Jouer avec les sons
J'appelle.
J'appelle.
J'appelle.
Je ne sais qui j'appelle.
Qui j'appelle ne sait pas.
J'appelle quelqu'un de faible,
quelqu'un de brisé,
quelqu'un de fier que rien n'a pu briser.
J'appelle.
J'appelle quelqu'un de là-bas,
quelqu'un au loin perdu,
quelqu'un d'un autre monde.
(C'était donc tout mensonge, ma solidité ?)
J'appelle.
Devant cet instrument si clair,
ce n'est pas comme ce serait avec ma voix sourde.
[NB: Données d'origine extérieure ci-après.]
std::vector<CfgBlock> parse_cfg(const std::string &text) {
    std::vector<CfgBlock> blocks;
    std::istringstream in(text);
    std::string line;
    auto strip = [](std::string s) {
        size_t a = s.find_first_not_of(" \t\r\n"), b = s.find_last_not_of(" \t\r\n");
        return a == std::string::npos ? std::string() : s.substr(a, b - a + 1);
    };
    while (std::getline(in, line)) {
        if (line.empty() || line[0] == '#') continue;
        line = strip(line);
        if (line.empty()) fail("cfg: whitespace-only line (the reference parser rejects it too)");
        if (line[0] == '[') {
// ... 178 lines not shown
                storage[r].into = i;
                storage[r].coff = off;
            } else {
                l.copies.push_back({j, off});
            }
            off += s.c;
        }
        if (l.groups) fail("cfg: grouped multi-source routes are not supported");
    }
    math = conv_math();
    std::vector<char> h16_ok(L, math == MATH_F16X3 ? 1 : 0);
    for (int j = 0; j < L; ++j) {
        if (layers[j].type == L_YOLO) continue;
        int off = 0, o = owner_of(j, off);
        if (off % 32 || layers[j].c % 32) h16_ok[o] = 0;
    }
    for (int pass = 0; pass < 2; ++pass)
        for (int i = 0; i < L; ++i)
            for (auto &cp : layers[i].copies) {
                int off = 0, o = owner_of(cp.first, off);
                if (o >= 0 && h16_ok[o] != h16_ok[i]) h16_ok[o] = h16_ok[i] = 0;
            }
    for (int i = 0; i < L; ++i) {
        Layer &l = layers[i];
        bool owns = (is_producer(i) && !storage[i].redirected) || l.concat();
        if (!owns) continue;
        if (storage[i].ld == 0) storage[i].ld = (l.c + 3) / 4 * 4;
        storage[i].fmt = (h16_ok[i] && storage[i].ld % 32 == 0) ? FMT_H16 : FMT_F32;
        storage[i].owns = true;
    }
    const bool no_merge = getenv("YDS_NO_CSP_MERGE") != nullptr;
    for (int i = 1; i + 2 < L && !no_merge; ++i) {
        Layer &a = layers[i];
        const Layer &r = layers[i + 1];
        Layer &b = layers[i + 2];
        if (a.type != L_CONV || b.type != L_CONV || r.type != L_ROUTE || r.refs.size() != 1 || r.groups) continue;
        if (a.src < 0 || r.refs[0] != a.src || b.src != i + 1) continue;
        if (a.cw.ksize != 1 || b.cw.ksize != 1 || a.cw.stride != 1 || b.cw.stride != 1 || a.act != b.act || a.fused_res >= 0 || b.fused_res >= 0) continue;
        if (a.merged_into >= 0 || a.merge_next >= 0 || a.cw.cin != b.cw.cin) continue;
        if ((int)i == block1_at || (int)i + 2 == block1_at || i + 2 == (int)block1_at + 1) continue;
        int oa = 0, ob = 0;
        const int sa = owner_of(i, oa), sb = owner_of(i + 2, ob);
        if (storage[sa].fmt != storage[sb].fmt || a.c % 4 || b.c % 4) continue;
        if (storage[sa].fmt == FMT_H16 && (a.c % 32 || b.c % 32)) continue;
        a.merge_next = i + 2;
        b.merged_into = i;
    }
    plan_half_formats();
    allocate_buffers();
}

int Darknet::owner_of(int j, int &off) const {
    const Layer &l = layers[j];
    if (l.concat()) { off = 0; return j; }
    int r = l.root;
    if (storage[r].redirected) { off = storage[r].coff + l.coff; return storage[r].into; }
    off = l.coff;
    return r;
}

void Darknet::plan_half_formats() {
    const int L = (int)layers.size();
    for (Storage &st : storage) st.fmt_half = st.fmt;
    const bool off = getenv("YDS_HALF_H16") != nullptr;
    if (!half_mode || off || math != MATH_F16X3) return;
    std::vector<char> ok(L, 0);
    for (int i = 0; i < L; ++i) ok[i] = storage[i].owns && storage[i].fmt == FMT_H16 && storage[i].ld % 64 == 0;
    auto own = [&](int j) { int off = 0; return owner_of(j, off); };
    for (int j = 0; j < L; ++j) {
        if (layers[j].type == L_YOLO) continue;
        int off = 0, o = owner_of(j, off);
        if (o >= 0 && (off % 64 || layers[j].c % 64)) ok[o] = 0;
    }
    if (block1_at >= 0) ok[own(block1_at)] = 0;
    for (int pass = 0; pass < L; ++pass) {
        bool changed = false;
        auto tie = [&](int a, int b) {
            if (a >= 0 && b >= 0 && ok[a] != ok[b]) { ok[a] = ok[b] = 0; changed = true; }
        };
        for (int i = 0; i < L; ++i) {
            const Layer &l = layers[i];
            for (auto &cp : l.copies) tie(own(cp.first), i);
            if (l.type == L_CONV && l.fused_res >= 0) tie(own(i), own(l.fused_res));
            if (l.type == L_CONV && l.merge_next >= 0) tie(own(i), own(l.merge_next));
            if (l.type == L_UPSAMPLE) tie(own(i), own(l.src));
            if (i == block1_at && l.src >= 0) tie(own(l.src), own(i + 1));
        }
        if (!changed) break;
    }
    for (int i = 0; i < L; ++i)
        if (ok[i]) storage[i].fmt_half = FMT_F16;
}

Devant cet instrument chantant qui ne me juge pas,
qui ne m'observe pas,
perdant toute honte, j'appelle,
j'appelle,
j'appelle du fond de la tombe de mon enfance
qui boude et se contracte encore,
du fond de mon désert présent,
j'appelle,
j'appelle.
L'appel m'étonne moi-même.
Quoique ce soit tard, j'appelle.
Pour crever mon plafond
sans doute
surtout
j'appelle
..................................................
Marquée par la cassure d'un mal profond, une mélodie qui est mélodie comme un vieux lévrier borgne et rhumatisant est encore un lévrier, une mélodie
Sortie peut-être du drame du microséisme d'une minute ratée dans une après-midi difficile, une mélodie défaite, et retombant sans cesse en défaite
Sans s'élever, une mélodie, mais acharnée aussi à ne pas céder tout à fait, comme retenu par ses racines braquées, le palétuvier bousculé par les eaux
Sans arriver à faire le paon, une mélodie, une mélodie pour moi seul, me confier à moi, éclopée pour m'y reconnaître, soeur en incertitude
Indéfiniment répétée, qui lasserait l'oreille la plus acquiesçante, une mélodie pour radoter entre nous, elle et moi, me libérant de ma vraie bredouillante parole, jamais dite encore
Une mélodie pauvre, pauvre comme il en faudrait au mendiant pour exprimer sans mot dire sa misère et toute la misère autour de lui et tout ce qui répond misère à sa misère, sans l'écouter
Comme un appel au suicide, comme un suicide commencé, comme un retour toujours au seul recours : le suicide, une mélodie
Une mélodie de rechutes, mélodie pour gagner du temps, pour fasciner le serpent, tandis que le front inlassé cherche toujours, vainement, son Orient.